At 02:54 PM 9/10/98 +0300, you wrote:
>Rodney Thayer writes:
>> >> the IKE negotiation in progress.  For dNSName the name must be
>> >> retrived from the DNS to validate it is valid for the IP address
>> >> which was the source of the certificate, if known, and for the
>> >> IKE negotiation in progress.  For rFC822Name, the email address
>
>I think that there MUST not be any binding with the identity and the
>ip address of the source packet. The packets can come in from any
>source ip address, the identity payload contains the real identity
>information that should be used to first find the certificate (there
>is NO need to do any dns queries etc to map FQDN to ip address, if the
>identity payload is fqdn then the certificate MUST contain the same
>dns name in the dNSName).

So a random packet from an illegitimate address identified with a certificate from example.com (a defined-to-be-invalid domain) is fine?

>
>The process should go like this:
>
>1) First find a valid certificate matching the identity payload.
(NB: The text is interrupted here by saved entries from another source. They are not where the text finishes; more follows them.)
template <int DOF, bool BOUNDS, int NPT, bool SPILL = false, bool SPLIT = false, bool BF16 = false, bool CHUNKED = false, bool WLDS = false>
__global__ __launch_bounds__(512, SPLIT ? 2 : (DOF == 6 ? (NPT <= 8 ? (BF16 ? (WLDS ? PNP_FWD_WLDS_MINW : PNP_FWD_BF16_MINW) : PNP_FWD_MINW) : 2) : (NPT <= 2 ? 3 : 2))) void amis_forward_mfma_kernel(Problem p, AmisParams a_in, MfmaShape sh,
                                                                  const float* __restrict__ pose_opt,
                                                                  const float* __restrict__ pose_cov,
                                                                  const float* __restrict__ noise,
                                                                  float* __restrict__ pose_samples,
                                                                  float* __restrict__ logweights,
                                                                  float* __restrict__ proposals,
                                                                  float* __restrict__ spill, int nsplit,
                                                                  float* __restrict__ xch) {
  static_assert(!SPILL || NPT == 0, "the spill variant streams the points");
  static_assert(!SPLIT || NPT > 0, "the split over workgroups is a register-mode variant");
  static_assert(!WLDS || (BF16 && DOF == 6 && NPT > 0 && !SPLIT && !CHUNKED && !SPILL), "weights in LDS: the one-workgroup bf16 6-DoF kernel");
  constexpr int PL = PoseLen<DOF>::value;
  const int G = SPLIT ? nsplit : 1;
  static_assert(!CHUNKED || (NPT > 0 && !SPLIT && !SPILL), "chunks are a register-mode variant of the one-workgroup kernel");
  const int CH = CHUNKED ? sh.chunks : 1;
  const int GT = SPLIT ? G : CH;
  int b, part = 0;
  if (SPLIT) {
    const int g = (int)blockIdx.x, per = (p.B + 7) >> 3, idx = g >> 3;
    part = idx % G;
    b = (g & 7) * per + idx / G;
  } else {
    b = object_of_block(p.B);
  }
  if (b >= p.B) return;
  AmisParams a = a_in;
  if (a.offset_dev != nullptr) a.offset += *a.offset_dev;
  const int T = (int)blockDim.x, tid = (int)threadIdx.x, lane = lane_id(), wv = wave_id(), W = T >> 6;
  const int S = a.S, K = a.K, s = S / K, s16 = sh.s16, NC = sh.chunk;

  PNP_PHASES_BEGIN(6);
  PNP_DYN_SMEM(float, smem);
  constexpr bool kRegs = NPT > 0;
  static_assert(!BF16 || NPT > 0, "the split projection is a register-mode variant");
  constexpr bool kBf = BF16;
  typedef ProjOp<kBf> Proj;
  constexpr bool kFold = kRegs && !BOUNDS && !kBf;
  const int WPs = kRegs ? (G > 1 ? G : W) : 1;
  const int cpart_rows = kRegs ? (SPLIT ? W + G : W) : 1;
  float* ptab = smem;
  float* pB = ptab + 12 * s16;
  float* pW = pB + 4 * NC;
  float* smp = SPILL ? spill + (size_t)b * (PL + 3) * S : pW + 4 * NC;
  float* cst = smp + PL * S;
  float* mixl = cst + S;
  float* lgw = mixl + S;
  float* cpart = SPILL ? pW + 4 * NC : smp + (((PL + 3) * S + 3) & ~3);
  float* gath = cpart + W * s16;
  float* prop = cpart + (WLDS ? max(cpart_rows * s16, kRefitHalfFloats) : cpart_rows * s16) + (SPLIT ? 4 : 0);
  float* red = prop + K * kPropStride;
  float* wl = red + 256;
  float* rred = WLDS ? cpart : red + 256;
  float* nzb = (s <= T) ? ptab : (WLDS ? wl + W * NPT * 64 : rred + kRefitRedFloats);

  float Kc[9], delta;
  Bounds bd;
  load_camera<BOUNDS>(p, b, Kc, bd, delta);
  const float zmin_v = to_vgpr(p.z_min), one_v = to_vgpr(1.0f);
  const HuberScale hs = huber_scale(delta);
  const float inv_delta = hs.inv_delta, delta_sq = hs.delta_sq;

  const bool tiled = SPILL && s > s16;
  AmisCtx cx;
  cx.ptab = ptab; cx.smp = smp; cx.cst = cst; cx.mixl = mixl; cx.lgw = lgw; cx.cpart = SPLIT ? gath : cpart; cx.prop = prop; cx.red = red;
  cx.S = S; cx.K = K; cx.s = s; cx.T = T; cx.tid = tid; cx.b = b; cx.cstride = s16;
  cx.nzb = (noise == nullptr && W > 1 && sh.ahead) ? nzb : nullptr;
  cx.rred = rred;

  if (!tiled)
    for (int i = tid; i < 12 * (s16 - s); i += T) ptab[12 * s + i] = 0.f;
  if (tid < (DOF == 6 ? 2 : 1))
    initial_fit<DOF>(pose_opt + (size_t)b * PL, pose_cov + (size_t)b * DOF * DOF, a.eps, a.dispersion, prop, tid);
  if (part == 0 && tid == T - 1) denormalise_pose_opt<DOF>(a, pose_opt, b);
  const int nchunk = kRegs ? 1 : (p.N + NC - 1) / NC;
  auto load_chunk = [&](int c0) {
    const int cnt = min(NC, ((p.N - c0 + 15) >> 4) << 4);
    for (int n = tid; n < cnt; n += T) {
      const Point q = load_point(p, b, c0 + n);
      reinterpret_cast<float4*>(pB)[n] = make_float4(q.X, q.Y, q.Z, 1.0f);
      const float wu = q.wu * inv_delta, wv = q.wv * inv_delta;
      reinterpret_cast<float4*>(pW)[n] = make_float4(wu, wv, -q.u * wu, -q.v * wv);
    }
  };
  typename Proj::T rB[kRegs ? NPT : 1];
  float4 rW[kRegs ? NPT : 1];
  auto load_tiles = [&](int pt) {
#pragma unroll
    for (int i = 0; i < (kRegs ? NPT : 1); ++i) {
      const Point q = load_point(p, b, ((pt * W + wv) + GT * W * i) * 16 + (lane & 15));
      const int k4 = lane >> 4;
      const int wslot = (wv * NPT + i) * 16 + (lane & 15);
      const float bval = (k4 == 0) ? q.X : (k4 == 1) ? q.Y : (k4 == 2) ? q.Z : 1.0f;
      rB[i] = Proj::b(bval);
      const float wu = q.wu * inv_delta, wv = q.wv * inv_delta;
      if constexpr (WLDS) {
        if (k4 == 0) reinterpret_cast<float4*>(wl)[wslot] = make_float4(wu, wv, -q.u * wu, -q.v * wv);
      } else {
        rW[i] = kFold ? make_float4(bval * wu, bval * wv, -q.u * wu, -q.v * wv) : make_float4(wu, wv, -q.u * wu, -q.v * wv);
      }
    }
// ... 142 lines not shown
        const unsigned v = xwg_poll(slot + q * s16 + m, (((miss | gone_parts) >> q) & 1u) ? 0u : a.split_timeout);
        if (v == kXwgEmpty) miss |= 1u << q; else gath[q * s16 + m] = bits_f32(v);
      }
      if (miss) atomicOr(reinterpret_cast<int*>(missw), (int)miss);
      __syncthreads();
      unsigned todo = *missw;
      gone_parts |= todo;
      if (todo) {
        if (tid == 0) raise_status(p, EPROPNP_ST_SPLIT_TIMEOUT, b);
        for (int q = 0; q < G; ++q) {
          if (!((todo >> q) & 1u)) continue;
          load_tiles(q);
          sweep_regs();
          __syncthreads();
          for (int m = tid; m < s; m += T) {
            float c = cpart[m];
            for (int w = 1; w < W; ++w) c += cpart[w * s16 + m];
            gath[q * s16 + m] = bits_f32(xwg_payload(c));
          }
          __syncthreads();
        }
        load_tiles(part);
      }
    }
    PNP_PHASE(2);

    if (tiled) __syncthreads();
    AmisCtx cxw = cx;
    cxw.tid = (int)f32_bits(to_vgpr(bits_f32((unsigned)tid)));
    amis_weights<DOF>(cxw, a, it, tiled ? 0 : WPs);
    __syncthreads();
    PNP_PHASE(3);
    if (it == K - 1) break;
    amis_refit<DOF, WLDS>(cxw, a, it);
    PNP_PHASE(4);
  }

  if (part == 0) {
    int st_bits = 0;
    for (int m = tid; m < S; m += T) {
      const float lw = lgw[m];
      logweights[(size_t)m * p.B + b] = lw;
      if (a.sample_costs != nullptr) a.sample_costs[(size_t)m * p.B + b] = cst[m];
      st_bits |= (lw == lw && lw != INFINITY) ? 0 : EPROPNP_ST_NONFINITE_WEIGHT;
    }
    for (int i = tid; i < K; i += T)
      st_bits |= (prop[i * kPropStride + 37] != 0.f || prop[i * kPropStride + 38] != 0.f) ? EPROPNP_ST_CHOL_FALLBACK : 0;
    raise_status(p, st_bits, b);
  }
  if (proposals != nullptr && part == 0)
    for (int i = tid; i < K * kPropStride; i += T) proposals[(size_t)b * K * kPropStride + i] = prop[i];
  PNP_PHASE(5);
  advance_counters(a, p.B * G);
  PNP_PHASES_FLUSH(6);
}
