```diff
diff --git a/kmerind_amd/csrc/kmi_sk_room.h b/kmerind_amd/csrc/kmi_sk_room.h
--- /dev/null
+++ b/kmerind_amd/csrc/kmi_sk_room.h
@@ -0,0 +1,30 @@
+#pragma once
+#include <stdint.h>
+
+#if defined(__HIPCC__)
+#define KMI_HD __host__ __device__
+#else
+#define KMI_HD
+#endif
+
+namespace kmi {
+
+KMI_HD inline uint64_t sk_room_x64(uint32_t m_len, uint32_t lp) {
+  const uint64_t room_m = m_len <= 11u ? 26u : (m_len == 12u ? 18u : 14u);
+  const uint64_t room_lp = lp == 0u ? 8u : (lp == 1u ? 10u : (lp == 2u ? 12u : 15u));
+  return room_m * room_lp;
+}
+KMI_HD inline uint64_t sk_fine_cap(uint64_t cnt, uint64_t room_x64, uint64_t sub) {
+  return ((cnt * room_x64 / 64 + sub - 1) / sub + 64 + 7) / 8 * 8;
+}
+KMI_HD inline uint64_t sk_region_records(uint64_t cnt, uint64_t room_x64, uint64_t sub) { return sk_fine_cap(cnt, room_x64, sub) * sub; }
+
+
+struct SkLayout {
+  const uint64_t *cnt = nullptr, *base = nullptr;
+  uint64_t *cend = nullptr, *region = nullptr;
+  uint32_t *cap = nullptr;
+  uint64_t room_x64 = 0;
+};
+
+}
diff --git a/kmerind_amd/csrc/kmi_superkmer.h b/kmerind_amd/csrc/kmi_superkmer.h
--- a/kmerind_amd/csrc/kmi_superkmer.h
+++ b/kmerind_amd/csrc/kmi_superkmer.h
@@ -1,4 +1,5 @@
 #pragma once
+#include "kmi_sk_room.h"
 
 namespace kmi {
 
@@ -434,7 +435,8 @@
                                                                                  const uint64_t *__restrict__ wg_off, const uint64_t *__restrict__ coarse_end,
                                                                                  uint32_t groups, const uint64_t *__restrict__ fine_region,
                                                                                  const uint32_t *__restrict__ fine_cap, uint32_t *__restrict__ fine_cnt,
-                                                                                 uint32_t *__restrict__ fine_kmers, uint32_t *__restrict__ flags) {
+                                                                                 uint32_t *__restrict__ fine_kmers, uint32_t *__restrict__ flags,
+                                                                                 unsigned long long *__restrict__ coarse_kmers ) {
   constexpr int NB = kSubPerCoarse, T = kSlackLT, PT = T / kPartThreads, SCAP = kSlackLCap, L = kSlackLineRecs, MAXG = SCAP / L + NB;
   static_assert(kPartThreads / NB == L && T % kPartThreads == 0, "one carry slot per thread: eight threads per bucket");
   __shared__ ulonglong2 s_stage[SCAP];
@@ -448,6 +450,7 @@
   __shared__ uint32_t s_part[NB / kWave];
   __shared__ uint32_t s_ng;
   __shared__ uint8_t s_linebkt[MAXG];
+  __shared__ unsigned long long s_ksum[NB / kWave];
   const uint32_t gpp = groups / kFineParts;
   const uint32_t c = blockIdx.x / kFineParts, h = blockIdx.x % kFineParts;
   const uint64_t b = wg_off[(uint64_t)(h * gpp) * kNumCoarse + c];
@@ -459,6 +462,7 @@
   const uint32_t cb = threadIdx.x / L, cj = threadIdx.x % L;
   ulonglong2 carry = make_ulonglong2(0, 0);
   uint32_t my_carry = 0;
+  unsigned long long my_km = 0;
   lds_barrier();
   const ulonglong2 *src = reinterpret_cast<const ulonglong2 *>(recs);
   ulonglong2 raw[PT];
@@ -503,6 +507,7 @@
       inc = wave_inclusive_sum_dpp(cnt | (ng << 16));
       if (lane_id() == kWave - 1) s_part[wave_id()] = inc;
       if (km) atomicAdd(&fine_kmers[c * NB + threadIdx.x], km);
+      my_km += km;
       s_dst[threadIdx.x] = emit ? take(threadIdx.x, emit) : ~0ull;
     }
     lds_barrier();
@@ -536,8 +541,18 @@
     lds_barrier();
   }
   {
-    if (threadIdx.x < NB) s_dst[threadIdx.x] = my_carry ? take(threadIdx.x, (uint32_t)L) : ~0ull;
-    lds_barrier();
+    if (threadIdx.x < NB) {
+      s_dst[threadIdx.x] = my_carry ? take(threadIdx.x, (uint32_t)L) : ~0ull;
+      const unsigned long long wk = wave_reduce_sum(my_km);
+      if (lane_id() == 0) s_ksum[wave_id()] = wk;
+    }
+    lds_barrier();
+    if (threadIdx.x == 0) {
+      unsigned long long wk = 0;
+#pragma unroll
+      for (int w = 0; w < NB / kWave; ++w) wk += s_ksum[w];
+      atomicAdd(&coarse_kmers[c], wk);
+    }
     const uint32_t rem = s_cnt[cb];
     const uint64_t d = s_dst[cb];
     if (rem && d != ~0ull) reinterpret_cast<ulonglong2 *>(out)[d + cj] = cj < rem ? carry : make_ulonglong2(kEmptyKey, kSkPadW1);
@@ -545,14 +560,26 @@
 }
 
 __global__ __launch_bounds__(1024) void sk_zero_kernel(uint32_t *__restrict__ a, uint32_t na, uint32_t *__restrict__ b, uint32_t nb,
-                                                     uint32_t *__restrict__ c, uint32_t nc, uint32_t *__restrict__ flags, uint32_t f0, uint32_t f1,
-                                                     uint32_t g0, uint32_t g1) {
+                                                     uint32_t *__restrict__ c, uint32_t nc, uint32_t *__restrict__ d, uint32_t nd,
+                                                     uint32_t *__restrict__ e, uint32_t ne, uint32_t *__restrict__ flags, uint32_t f0, uint32_t f1,
+                                                     uint32_t g0, uint32_t g1, uint32_t h0, uint32_t h1, SkLayout lay) {
   const uint32_t i = blockIdx.x * blockDim.x + threadIdx.x, stride = gridDim.x * blockDim.x;
   for (uint32_t x = i; x < na; x += stride) a[x] = 0;
   for (uint32_t x = i; x < nb; x += stride) b[x] = 0;
   for (uint32_t x = i; x < nc; x += stride) c[x] = 0;
+  for (uint32_t x = i; x < nd; x += stride) d[x] = 0;
+  for (uint32_t x = i; x < ne; x += stride) e[x] = 0;
   if (i >= f0 && i < f1) flags[i] = 0;
   if (i >= g0 && i < g1) flags[i] = 0;
+  if (i >= h0 && i < h1) flags[i] = 0;
+  if (blockIdx.x == 0 && lay.cnt) {
+    __shared__ uint64_t s_scan[1024 / 64 + 2];
+    const bool mine = threadIdx.x < (uint32_t)kNumCoarse;
+    const uint64_t n = mine ? lay.cnt[threadIdx.x] : 0ull;
+    const uint64_t cap = sk_fine_cap(n, lay.room_x64, (uint64_t)kSubPerCoarse);
+    const uint64_t at = block_exclusive_scan<uint64_t>(mine ? cap * kSubPerCoarse : 0ull, s_scan, (uint64_t *)nullptr);
+    if (mine) { lay.cend[threadIdx.x] = lay.base[threadIdx.x] + n; lay.cap[threadIdx.x] = (uint32_t)cap; lay.region[threadIdx.x] = at; }
+  }
 }
 
 __global__ __launch_bounds__(kPartThreads) void sk_recv_hist_kernel(const uint64_t *__restrict__ recs, uint64_t n, uint32_t *__restrict__ wg_hist,
```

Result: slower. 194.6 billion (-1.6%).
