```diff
@@ -1710,8 +1747,11 @@
       else envi[EI_ERR] = envi[EI_ERR] | 4;
     }
   }
-DRV_PROF(if (lane == 0 && e < 4096) { unsigned long long* d = g_dbgw + e * 12; const unsigned long long KE = __builtin_amdgcn_s_memtime(); d[0] = KE - KS; d[1] = nContact; d[2] = __popcll(occ); d[3] = nSteady + nQuiet; d[4] = K0 - KS; d[5] = tPh1; d[6] = tBroad; d[7] = tFast; d[8] = tCont; d[9] = (K1 - K0) - tPh1 - tBroad - tFast - tCont; d[10] = KE - K1; d[11] = ((unsigned long long)__builtin_amdgcn_s_getreg(63508) << 32) | (unsigned long long)__builtin_amdgcn_s_getreg(63492); })
-}
+DRV_PROF(if (lane == 0 && e < 4096) { unsigned long long* d = g_dbgw + e * 12; const unsigned long long KE = __builtin_amdgcn_s_memtime(); d[0] = KE - KS; d[1] = DRV_CNT_GET(EI_N_CONTACT); d[2] = __popcll(occ); d[3] = DRV_CNT_GET(EI_N_STEADY) + DRV_CNT_GET(EI_N_QUIET); d[4] = K0 - KS; d[5] = tPh1; d[6] = tBroad; d[7] = tFast; d[8] = tCont; d[9] = (K1 - K0) - tPh1 - tBroad - tFast - tCont; d[10] = KE - K1; d[11] = ((unsigned long long)__builtin_amdgcn_s_getreg(63508) << 32) | (unsigned long long)__builtin_amdgcn_s_getreg(63492); })
+}
+
+#undef DRV_CNT
+#undef DRV_CNT_GET
 
 extern "C" __global__ void drv_tick_advance_kernel(DrvState S, int flipPv) {
   if (threadIdx.x == 0 && blockIdx.x == 0) { S.iso[13] = (S.iso[13] + 1) % (3 * (1 << 28)); if (flipPv) S.iso[14] = S.iso[14] ^ 1; }
```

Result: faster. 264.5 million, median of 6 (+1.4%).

This
>means that if the identity payload contains ip address the certificate
>must contain same ip address (it may contain other ip address also).
>If the identity payload contains fqdn then the certificate must
>contain the same name (the ip address matching the fqdn is not enough
>unless the dns query was done in the secure way (dns sec or local
>database)).
>
>2) Find the policy information using the identity payload. This policy
>information informs if the other end is allowed to connect and what
>kind of parameters are needed for it.
>
>3) Verify the signature sent by the other end using the public key in
>the certificate found.

So the actual identity and the sanity of that identity are irrelevant?

>
>> >I suggest an alternative approach where the IPSEC device will put his
>> >certificate everything that might help some one to identify it, and let
>> >the peers look there for something that identifies it for them, ignoring
>> >all the other information. What I suggest is:
>> >
>> >Certificate contents:
>> >For IPSec devices the actual name of the subject is stored in the
>> >subjectAltName field.  This field SHOULD contain all the names that the
>> >device is know by other IPSEC devices. At least one of the following
>> >names forms SHOULD be included:
>> >    - ipAddress
>> >    - dNSName
>> >    - rFC822Name
>> 
>> This makes the cert processing at all levels more complicated... I
>> don't like it.
>
>Sorry you cannot get everything. Certificate processing is complicated
>thing, but that matching is some of the most easiest thing to do.
>There is only one key (identity payload) and you know the type of the
>key (ip, fqdn, user@fqdn, distinguished name). You just find the
>certificate that matches that. 
>
>> What if my ip address changes?
>
>Then you get a new certificate and revoke the old one. If you plan to
>change your ip address often, you propably want to use something else
>like fqdn or user@fqdn instead. 
>
>> what if the rfc822name changes relative to the host?
>
>If the username changes then you propably want to create new
>certificate anyway. 
>
>> I think we'd end up with some lowest common denominator where the
>> only safe thing to do is to ignore the identity in the cert, which
>> wasn't the intent.
>
>No, you must not ignore it you must simply match it against the
>contents of the identity payload, and that matching must be done
>securely so no dns queries etc can be involved in that.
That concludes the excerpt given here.